SOUFFRANCE PHYSIQUE ET SOUFFRANCE MENTALE
L'homme est exposé à de nombreuses souffrances d'ordres physique et mental. De ces deux sortes, la souffrance mentale est la plus vive. Les hommes dont la vision est limitée pensent que la souffrance ne peut être que physique. Pour eux, la souffrance est une sorte de maladie ou de torture endurée par le corps. Or, la souffrance mentale est pire que la souffrance physique. La souffrance physique survient parfois comme une bénédiction, car elle sert à atténuer la souffrance mentale, en détournant l'attention de l'homme.

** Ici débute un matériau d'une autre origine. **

-  __device__ void g_slot(const double* TV, const double* Mc, const double* Pd, const double* Nd, double* QV) {
-    const ERow q = erow(fresh_lane(), t);
-    QV[sink(q.valid, q.e, Lo::QV)] = arow<t>(TV, Mc, Pd, Nd, q) + re[t];
+  __device__ void g_slot(const double* TV, const double* Mc, const double* Pd, const double* Nd, double* QV,
+                         const ERowOffs& o) {
+    if constexpr (kTab) {
+      lds_off(QV, o.c.x) = arow_tab<t>(TV, Mc, Pd, Nd, o) + re[t];
+    } else {
+      const ERow q = erow(fresh_lane(), t);
+      QV[sink(q.valid, q.e, Lo::QV)] = arow<t>(TV, Mc, Pd, Nd, q) + re[t];
+    }
   }
   SRBD_PHASE_ATTR __device__ double residuals(bool want_mu) {
     const int lane = fresh_lane();
@@ -389,22 +724,67 @@
                  *Gf = at(Lo::Gf), *Pd = at(Lo::Pd), *Hu = at(Lo::Hu), *SG = at(Lo::SG);
     double *RXu = at(Lo::RXu), *REm = at(Lo::REm);
     const double(&fx)[SX] = fxr, (&fu)[SX] = fur, (&bv)[SE] = bvr, (&hv)[SI] = hvr;
+    XColOffs xo[SX];
+    UColOffs uo[SX];
+    ERowOffs eo[2];
+    uint4 go[SI];
+    if constexpr (kTab) {
+#pragma unroll
+      for (int t = 0; t < SX; ++t) xo[t] = load_xcol(lane, t);
+#pragma unroll
+      for (int t = 0; t < SX; ++t) uo[t] = load_ucol(lane, t);
+#pragma unroll
+      for (int t = 0; t < 2; ++t) eo[t] = load_erow<false>(lane, t);
+#pragma unroll
+      for (int t = 0; t < SI; ++t) go[t] = load_grow(lane, t);
+    }
 #pragma unroll
     for (int t = 0; t < SX; ++t) {
       const int c = lane + TPB * t;
       if (full_slot(t, nx) || c < nx) {
-        const int k = div12(c) + 1, j = c - m24(k - 1, 12);
-        const double v = Hu[12 + j] * X[c] + ((kFReg || t == 0) ? fx[t] : fg()[c]);
-        double ay = Pd[j] * Y[12 * (k - 1) + j];
-        const double my = mcol(Mc, j, Y + 12 * (k < N ? k : N - 1));
-        ay = fma(k < N ? 1.0 : 0.0, my, ay);
-        rxx[t] = v + ay;
+        if constexpr (kTab) {
+          const double v = lds_off(Hu + 12, xo[t].a.x) * X[c] + ((kFReg || t == 0) ? fx[t] : fg()[c]);
+          double ay = lds_off(Pd, xo[t].a.x) * Y[c];
+          const double my = mcol_tab(Mc, Y, xo[t]);
+          ay = fma(tab_weight<true>(xo[t].b.w), my, ay);
+          rxx[t] = v + ay;
+        } else {
+          const int k = div12(c) + 1, j = c - m24(k - 1, 12);
+          const double v = Hu[12 + j] * X[c] + ((kFReg || t == 0) ? fx[t] : fg()[c]);
+          double ay = Pd[j] * Y[12 * (k - 1) + j];
+          const double my = mcol(Mc, j, Y + 12 * (k < N ? k : N - 1));
+          ay = fma(k < N ? 1.0 : 0.0, my, ay);
+          rxx[t] = v + ay;
+        }
       }
     }
 #pragma unroll
     for (int t = 0; t < SX; ++t) {
       const int c = lane + TPB * t;
-      if (full_slot(t, nx) || c < nx) {
+      if constexpr (kTab) {
+        if (full_slot(t, nx) || c < nx) {
+          const UColOffs& o = uo[t];
+          const double v = lds_off(Hu, o.a.x) * X[nx + c] + ((kFReg || t == 0) ? fu[t] : fg()[nx + c]);
+          double g0 = 0.0, g1 = 0.0;
+#pragma unroll
+          for (int k = 0; k < 4; ++k) {
+            g0 += lds_off(Gf + 4 * k, o.a.w) * lds_off(Z + k, o.a.z);
+            g1 += lds_off(Gf + 4 * (k + 4), o.a.w) * lds_off(Z + k + 4, o.a.z);
+          }
+          const double gz = tab_weight<true>(o.b.z) * (g0 + g1);
+          double a0 = lds_off(Nd + nd_idx(0, 0), o.a.x) * lds_off(Y, o.a.y) +
+                      lds_off(Nd + nd_idx(1, 0), o.a.x) * lds_off(Y + 1, o.a.y);
+          double a1 = lds_off(Nd + nd_idx(2, 0), o.a.x) * lds_off(Y + 2, o.a.y) +
+                      lds_off(Nd + nd_idx(6, 0), o.a.x) * lds_off(Y + 6, o.a.y);
+          const double a2 = lds_off(Nd + nd_idx(7, 0), o.a.x) * lds_off(Y + 7, o.a.y) +
+                            lds_off(Nd + nd_idx(8, 0), o.a.x) * lds_off(Y + 8, o.a.y);
+          a0 += lds_off(Nd, o.b.x) * lds_off(Y, o.b.y);
+          a1 += lds_off(Nd + nd_idx(6, 0), o.b.x) * lds_off(Y + 6, o.b.y);
+          double ay = (a0 + a1) + a2;
+          ay = fma(tab_weight<false>(o.b.z) * lds_off(SG, o.c.x), lds_off(Y + nx, o.c.y), ay);
+          RXu[c] = (v + gz) + ay;
+        }
+      } else if (full_slot(t, nx) || c < nx) {
         const int i = div12(c), j = c - m24(i, 12);
         const double v = Hu[j] * X[nx + c] + ((kFReg || t == 0) ? fu[t] : fg()[nx + c]);
         const int fj = foot_of(j), f = fj >= 0 ? fj : 0;
@@ -424,8 +804,8 @@
         RXu[c] = (v + gz) + ay;
       }
     }
-    re_slot<0>(X, Mc, Pd, Nd, bv);
-    re_slot<1>(X, Mc, Pd, Nd, bv);
+    re_slot<0>(X, Mc, Pd, Nd, bv, eo[0]);
+    re_slot<1>(X, Mc, Pd, Nd, bv, eo[1]);
     {
       const ERow q = erow(lane, 2);
       if (q.valid) {
@@ -439,8 +819,13 @@
     for (int t = 0; t < SI; ++t) {
       const int q = lane + TPB * t;
       if (RegCtx<N>::full_slot(t, m) || q < m) {
-        const int i = q >> 4, k = q & 15;
-        const double v = grow4(Gf, k, X + nx + m24(i, 12));
+        double v;
+        if constexpr (kTab) {
+          v = grow4_tab(Gf, go[t], X + nx);
+        } else {
+          const int i = q >> 4, k = q & 15;
+          v = grow4(Gf, k, X + nx + m24(i, 12));
+        }
         rs[t] = (v + s[t]) - ((kFReg || t < SI - 1) ? hv[t] : hg()[q]);
         sz += s[t] * z[t];
       }
@@ -682,19 +1067,31 @@
 
   template <int t, bool kPark>
   __device__ void rho_slot(const double* TV, const double* Mc, const double* Pd, const double* Nd, double* QV,
-                           double* DYs) {
-    const ERow q = erow(fresh_lane(), t);
-    const double v = arow<t>(TV, Mc, Pd, Nd, q);
-    const int e = sink(q.valid, q.e, Lo::QV);
-    const double dy = QV[e];
-    if (kPark) DYs[sink(q.valid, q.e, Lo::RXu)] = dy;
-    QV[e] = (v + re[t]) - kDelta * dy;
+                           double* DYs, const ERowOffs& o) {
+    if constexpr (kTab) {
+      const double v = arow_tab<t>(TV, Mc, Pd, Nd, o);
+      const double dy = lds_off(QV, o.c.x);
+      if (kPark) lds_off(DYs, o.c.y) = dy;
+      lds_off(QV, o.c.x) = (v + re[t]) - kDelta * dy;
+    } else {
+      const ERow q = erow(fresh_lane(), t);
+      const double v = arow<t>(TV, Mc, Pd, Nd, q);
+      const int e = sink(q.valid, q.e, Lo::QV);
+      const double dy = QV[e];
+      if (kPark) DYs[sink(q.valid, q.e, Lo::RXu)] = dy;
+      QV[e] = (v + re[t]) - kDelta * dy;
+    }
   }
   template <bool kAff = false>
   SRBD_PHASE_ATTR __device__ void refine_rhs(bool row1 = true) {
     const int lane = fresh_lane();
     const double *Mc = at(Lo::Mc), *Nd = at(Lo::Nd), *Pd = at(Lo::Pd), *Gf = at(Lo::Gf), *Hu = at(Lo::Hu);
     double *TV = at(Lo::TV), *QV = at(Lo::QV), *DYs = at(Lo::RXu), *Zd = at(Lo::Z);
+    ERowOffs eo[2];
+    if constexpr (kTab) {
+#pragma unroll
+      for (int t = 0; t < 2; ++t) eo[t] = load_erow<true>(lane, t);
+    }
     if constexpr (kAff) {
       double *VV = at(Lo::VV);
 #pragma unroll
@@ -702,8 +1099,13 @@
         const int q = lane + TPB * t;
         e3r[t] = 0.0;
         if (RegCtx<N>::full_slot(t, m) || q < m) {
-          const int i = q >> 4, k = q & 15;
-          const double gd = grow4(Gf, k, TV + nx + m24(i, 12));
+          double gd;
+          if constexpr (kTab) {
+            gd = grow4_tab(Gf, load_grow(lane, t), TV + nx);
+          } else {
+            const int i = q >> 4, k = q & 15;
+            gd = grow4(Gf, k, TV + nx + m24(i, 12));
+          }
           const double e3 = -rs[t] - ((gd + ds[t]) - kDelta * dz[t]);
           const double e2 = Zd[q] - (wd[t] * ds[t] + dz[t]);
           const double qc = di[t] * (e2 - wd[t] * e3);
@@ -753,8 +1155,8 @@
       for (int t = 0; t < SI; ++t)
         if (full_slot(t, m) || lane + TPB * t < m) Zd[lane + TPB * t] = e3r[t];
     }
-    rho_slot<0, !kAff>(TV, Mc, Pd, Nd, QV, DYs);
-    rho_slot<1, !kAff>(TV, Mc, Pd, Nd, QV, DYs);
+    rho_slot<0, !kAff>(TV, Mc, Pd, Nd, QV, DYs, eo[0]);
+    rho_slot<1, !kAff>(TV, Mc, Pd, Nd, QV, DYs, eo[1]);
     qp_sync<TPB>();
     PROF_ADD(6);
   }
@@ -765,6 +1167,15 @@
     double *VV = at(Lo::VV), *TV = at(Lo::TV), *QV = at(Lo::QV), *Zr2 = at(Lo::Z);
     const double *RXu = at(Lo::RXu), *REm = at(Lo::REm), *IX = at(Lo::IX), *Gf = at(Lo::Gf),
                  *SG = at(Lo::SG), *Mc = at(Lo::Mc), *Nd = at(Lo::Nd), *Pd = at(Lo::Pd);
+    ERowOffs eo[2];
+    uint32_t xj[SX];
+    if constexpr (kTab) {
+#pragma unroll
+      for (int t = 0; t < SX; ++t)
+        if (kMode == 0 || rx) xj[t] = ctab_load<uint32_t>(c_xcoltab<N>.a[TPB * t], (uint32_t)lane * 16u);
+#pragma unroll
+      for (int t = 0; t < 2; ++t) eo[t] = load_erow<true>(lane, t);
+    }
 #pragma unroll
     for (int t = 0; t < SI; ++t) {
       const int q = lane + TPB * t;
@@ -779,13 +1190,14 @@
 #pragma unroll
     for (int t = 0; t < SX; ++t) {
       const int c = lane + TPB * t;
-      if ((kMode == 0 || rx) && (full_slot(t, nx) || c < nx)) TV[c] = -rxx[t] * IX[c - m24(div12(c), 12)];
+      if ((kMode == 0 || rx) && (full_slot(t, nx) || c < nx))
+        TV[c] = -rxx[t] * (kTab ? lds_off(IX, xj[t]) : IX[c - m24(div12(c), 12)]);
     }
     qp_sync<TPB>();
     rhs_tasks<kMode>(lane, rx);
     qp_sync<TPB>();
-    g_slot<0>(TV, Mc, Pd, Nd, QV);
-    g_slot<1>(TV, Mc, Pd, Nd, QV);
+    g_slot<0>(TV, Mc, Pd, Nd, QV, eo[0]);
+    g_slot<1>(TV, Mc, Pd, Nd, QV, eo[1]);
     qp_sync<TPB>();
     PROF_ADD(3);
   }
@@ -917,15 +1329,31 @@
     double *VV = at(Lo::VV), *TV = at(Lo::TV), *QV = at(Lo::QV), *DYm = at(Lo::DYm);
     const double *RXu = at(Lo::RXu), *REm = at(Lo::REm), *IX = at(Lo::IX), *Gf = at(Lo::Gf),
                  *SG = at(Lo::SG), *Mc = at(Lo::Mc), *Nd = at(Lo::Nd), *Pd = at(Lo::Pd);
+    XColOffs xo[SX];
+    uint4 go[SI];
+    if constexpr (kTab) {
+#pragma unroll
+      for (int t = 0; t < SX; ++t)
+        if (!kAffine) xo[t] = load_xcol(lane, t);
+#pragma unroll
+      for (int t = 0; t < SI; ++t) go[t] = load_grow(lane, t);
+    }
 #pragma unroll
     for (int t = 0; t < SX; ++t) {
       const int c = lane + TPB * t;
       if (!kAffine && (full_slot(t, nx) || c < nx)) {
-        const int k = div12(c) + 1, j = c - m24(k - 1, 12);
-        double aty = Pd[j] * QV[12 * (k - 1) + j];
-        const double mq = mcol(Mc, j, QV + 12 * (k < N ? k : N - 1));
-        aty = fma(k < N ? 1.0 : 0.0, mq, aty);
-        TV[c] = TV[c] - aty * IX[j];
+        if constexpr (kTab) {
+          double aty = lds_off(Pd, xo[t].a.x) * QV[c];
+          const double mq = mcol_tab(Mc, QV, xo[t]);
+          aty = fma(tab_weight<true>(xo[t].b.w), mq, aty);
+          TV[c] = TV[c] - aty * lds_off(IX, xo[t].a.x);
+        } else {
+          const int k = div12(c) + 1, j = c - m24(k - 1, 12);
+          double aty = Pd[j] * QV[12 * (k - 1) + j];
+          const double mq = mcol(Mc, j, QV + 12 * (k < N ? k : N - 1));
+          aty = fma(k < N ? 1.0 : 0.0, mq, aty);
+          TV[c] = TV[c] - aty * IX[j];
+        }
       }
     }
     const int fl = lane;
@@ -969,8 +1397,13 @@
     for (int t = 0; t < SI; ++t) {
       const int q = lane + TPB * t;
       if (RegCtx<N>::full_slot(t, m) || q < m) {
-        const int i = q >> 4, k = q & 15;
-        const double gd = grow4(Gf, k, TV + nx + m24(i, 12));
+        double gd;
+        if constexpr (kTab) {
+          gd = grow4_tab(Gf, go[t], TV + nx);
+        } else {
+          const int i = q >> 4, k = q & 15;
+          gd = grow4(Gf, k, TV + nx + m24(i, 12));
+        }
         const double vq = VV[q];
         dz[t] = vq + di[t] * wd[t] * gd;
         const double r3 = (kRefine && kAffine) ? at(Lo::Z)[q] - rs[t] : -rs[t];
diff --git a/biped_pympc_amd/csrc/srbd_mpc.hip b/biped_pympc_amd/csrc/srbd_mpc.hip
--- a/biped_pympc_amd/csrc/srbd_mpc.hip
+++ b/biped_pympc_amd/csrc/srbd_mpc.hip
@@ -272,6 +272,23 @@
   float ms = 0.0f;
   (void)hipEventElapsedTime(&ms, ev->ev[0], ev->ev[1]);
   return ms / 1000.0f;
+}
+
+template <int kN>
+void lane_table_words(int N, int which, std::vector<unsigned>& w) {
+  if constexpr (kN <= 32) {
+    if (N != kN) return lane_table_words<kN + 1>(N, which, w);
+    if (which == 1) {
+      static constexpr srbd::ERowTab<kN> T = srbd::make_erow_tab<kN>();
+      for (int t = 0; t < 2; ++t)
+        for (int l = 0; l < srbd::ERowTab<kN>::TPB; ++l)
+          for (int k = 0; k < 10; ++k) w.push_back(k < 4 ? T.a[t][l][k] : (k < 8 ? T.b[t][l][k - 4] : T.c[t][l][k - 8]));
+    } else {
+      static constexpr srbd::XColTab<kN> T = srbd::make_xcol_tab<kN>();
+      for (int c = 0; c < srbd::XColTab<kN>::rows; ++c)
+        for (int k = 0; k < 8; ++k) w.push_back(k < 4 ? T.a[c][k] : T.b[c][k - 4]);
+    }
+  }
 }
 
 }
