diff --git a/feature-point-cnn_amd/csrc/fpc_api.hip b/feature-point-cnn_amd/csrc/fpc_api.hip
--- a/feature-point-cnn_amd/csrc/fpc_api.hip
+++ b/feature-point-cnn_amd/csrc/fpc_api.hip
@@ -319,7 +319,12 @@
   return 2.0 * tiles * n * (16.0 * (px / 4) * nchunk * k.KC + px * k8_1x1 * 8.0);
 }
 static bool w36_fits(int , int H, int W, int cs_in, int cs_out) {
+  if (H >= 32768 || W >= 32768) return false;
   return (unsigned long long)H * W * (unsigned long long)std::max(cs_in, cs_out) * sizeof(float) < (unsigned long long)W36_MARKER;
+}
+static bool w36_stacks(const WKindInfo& k, bool enabled, int H, int frames) {
+  return enabled && k.gen == 3 && k.TH == 16 && k.threads == 256 && !k.dust && H % 4 == 0 && H >= 12 && H % 16 != 0 && frames > 1 &&
+         (unsigned long long)frames * H * H < 0x100000000ull;
 }
 static int w36_frames_per_launch(int H, int W, int cs_in, int cs_out) {
   const unsigned long long fb = (unsigned long long)H * W * (unsigned long long)std::max(cs_in, cs_out) * sizeof(float);
@@ -444,6 +449,7 @@
   hipEvent_t start, stop;
   int op;
   int frames;
+  double mfma_flops = -1.0;
 };
 
 }
@@ -501,6 +507,7 @@
   bool winograd_det = true;
   int w36_cus = 0;
   bool w36_paired = true;
+  bool w36_stack = true;
   bool winograd_det_gen3 = true;
   bool winograd = true;
   bool latency_tiles = true;
@@ -2354,6 +2361,7 @@
   int op;
   hipStream_t st;
   int frames;
+  double mfma_flops = -1.0;
   hipEvent_t s{}, e{};
   LaunchTimer(fpc_ctx* c_, int op_, hipStream_t st_, int frames_) : c(c_), op(op_), st(st_), frames(frames_) {
     if (c->timing) {
@@ -2365,7 +2373,7 @@
   ~LaunchTimer() {
     if (c->timing) {
       hipEventRecord(e, st);
-      c->timings.push_back({s, e, op, frames});
+      c->timings.push_back({s, e, op, frames, mfma_flops});
     }
   }
 };
@@ -2474,6 +2482,8 @@
           }
 #endif
         a.total = a.tiles_x * a.tiles_y * n;
+        a.stack_rows = a.H;
+        a.h_rcp = 0;
         a.xcd_order = c->xcd_order ? 1 : 0;
         {
           const unsigned long long xb = (unsigned long long)(f0 + n) * a.H * a.W * a.csx * sizeof(float);
@@ -2484,12 +2494,18 @@
           const int fpl = w36_frames_per_launch(a.H, a.W, a.csx, a.cso);
           const float* x0 = a.x;
           float* o0 = a.out;
+          int tiles_run = 0;
           for (int g0 = 0; g0 < n; g0 += fpl) {
             const int gn = std::min(fpl, n - g0);
             a.frame0 = 0;
             a.x = x0 + (size_t)(f0 + g0) * a.H * a.W * a.csx;
             a.out = o0 + (size_t)(f0 + g0) * a.H * a.W * a.cso;
-            a.total = a.tiles_x * a.tiles_y * gn;
+            const bool stack = w36_stacks(g_wkinds[op.wkind], c->w36_stack, a.H, gn);
+            a.stack_rows = stack ? gn * a.H : a.H;
+            a.h_rcp = (unsigned)((0x100000000ull + a.H - 1) / a.H);
+            a.tiles_y = (a.stack_rows + g_wkinds[op.wkind].TH - 1) / g_wkinds[op.wkind].TH;
+            a.total = a.tiles_x * a.tiles_y * (stack ? 1 : gn);
+            tiles_run += a.total;
             a.x_bytes = (unsigned)((unsigned long long)gn * a.H * a.W * a.csx * sizeof(float));
             const int cus_cap = c->w36_cus > 0 ? std::min(c->num_cus, c->w36_cus) : c->num_cus;
             const int cus8 = std::max(1, cus_cap / 8 / std::max(1, op.grid_y)), per_xcd = (a.total + 7) / 8;
@@ -2497,6 +2513,10 @@
             const int grid3 = 8 * std::min(cus8, (per_xcd + rounds - 1) / rounds);
             g_wkinds[op.wkind].launch(a, dim3(std::min(a.total, grid3), op.grid_y), sb.st);
           }
+          t.mfma_flops = op.mfma_flops_per_frame * tiles_run / (op.wargs.tiles_x * op.wargs.tiles_y);
+#ifdef FPC_DIAG
+          if (a.stamps) c->diag_n = tiles_run;
+#endif
           break;
         }
         g_wkinds[op.wkind].launch(a, dim3(std::min(a.total, grid), op.grid_y), sb.st);
@@ -2900,6 +2920,8 @@
     c->winograd_det_gen3 = !(pf & FPC_PLAN_DETECTOR_GEN1);
     c->w36_paired = !(pf & FPC_PLAN_W36_ONE_WAVE);
     if (const char* e = getenv("FPC_W36_PAIRED")) c->w36_paired = atoi(e) != 0;
+    c->w36_stack = !(pf & FPC_PLAN_W36_PER_FRAME);
+    if (const char* e = getenv("FPC_W36_STACK")) c->w36_stack = atoi(e) != 0;
     if (const char* e = getenv("FPC_W36_CUS")) c->w36_cus = std::max(0, atoi(e));
     if (const char* e = getenv("FPC_WINOGRAD_DET_GEN")) c->winograd_det_gen3 = atoi(e) >= 3;
     c->winograd = !(pf & FPC_PLAN_NO_WINOGRAD);
@@ -4305,7 +4327,7 @@
     }
     if (ms) ms[i] = v;
     if (flops) flops[i] = op ? op->flops_per_frame * t.frames : 0.0;
-    if (mfma_flops) mfma_flops[i] = op ? op->mfma_flops_per_frame * t.frames : 0.0;
+    if (mfma_flops) mfma_flops[i] = !op ? 0.0 : t.mfma_flops >= 0 ? t.mfma_flops : op->mfma_flops_per_frame * t.frames;
     if (bytes) bytes[i] = op ? op->bytes_per_frame * t.frames : 0.0;
   }
   return n;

LE BONHEUR PERMANENT EST ATTEINT PAR LE NON-DESIR
Il n'est pas juste de faire grand cas de la souffrance purement physique. On peut arriver à la supporter par l'exercice de la volonté et de l'endurance. La souffrance qui compte vraiment est mentale. Même les yogis capables d'endurer de grandes souffrances physiques, trouvent difficile de se garder de la souffrance mentale qui est enracinée dans la frustration des désirs. L'homme qui ne veut rien n'est jamais malheureux en aucune circonstance, si adverse soit-elle, pas même dans la gueule du lion. L'état de complet non-désir est latent en chacun. Lorsque, par un détachement complet, on parvient à l'état où l'on ne veut rien, on a trouvé la source intérieure intarissable du bonheur éternel et impérissable, qui ne repose pas sur les objets du monde, mais s'appuie sur la connaissance de Soi, et la réalisation de Soi.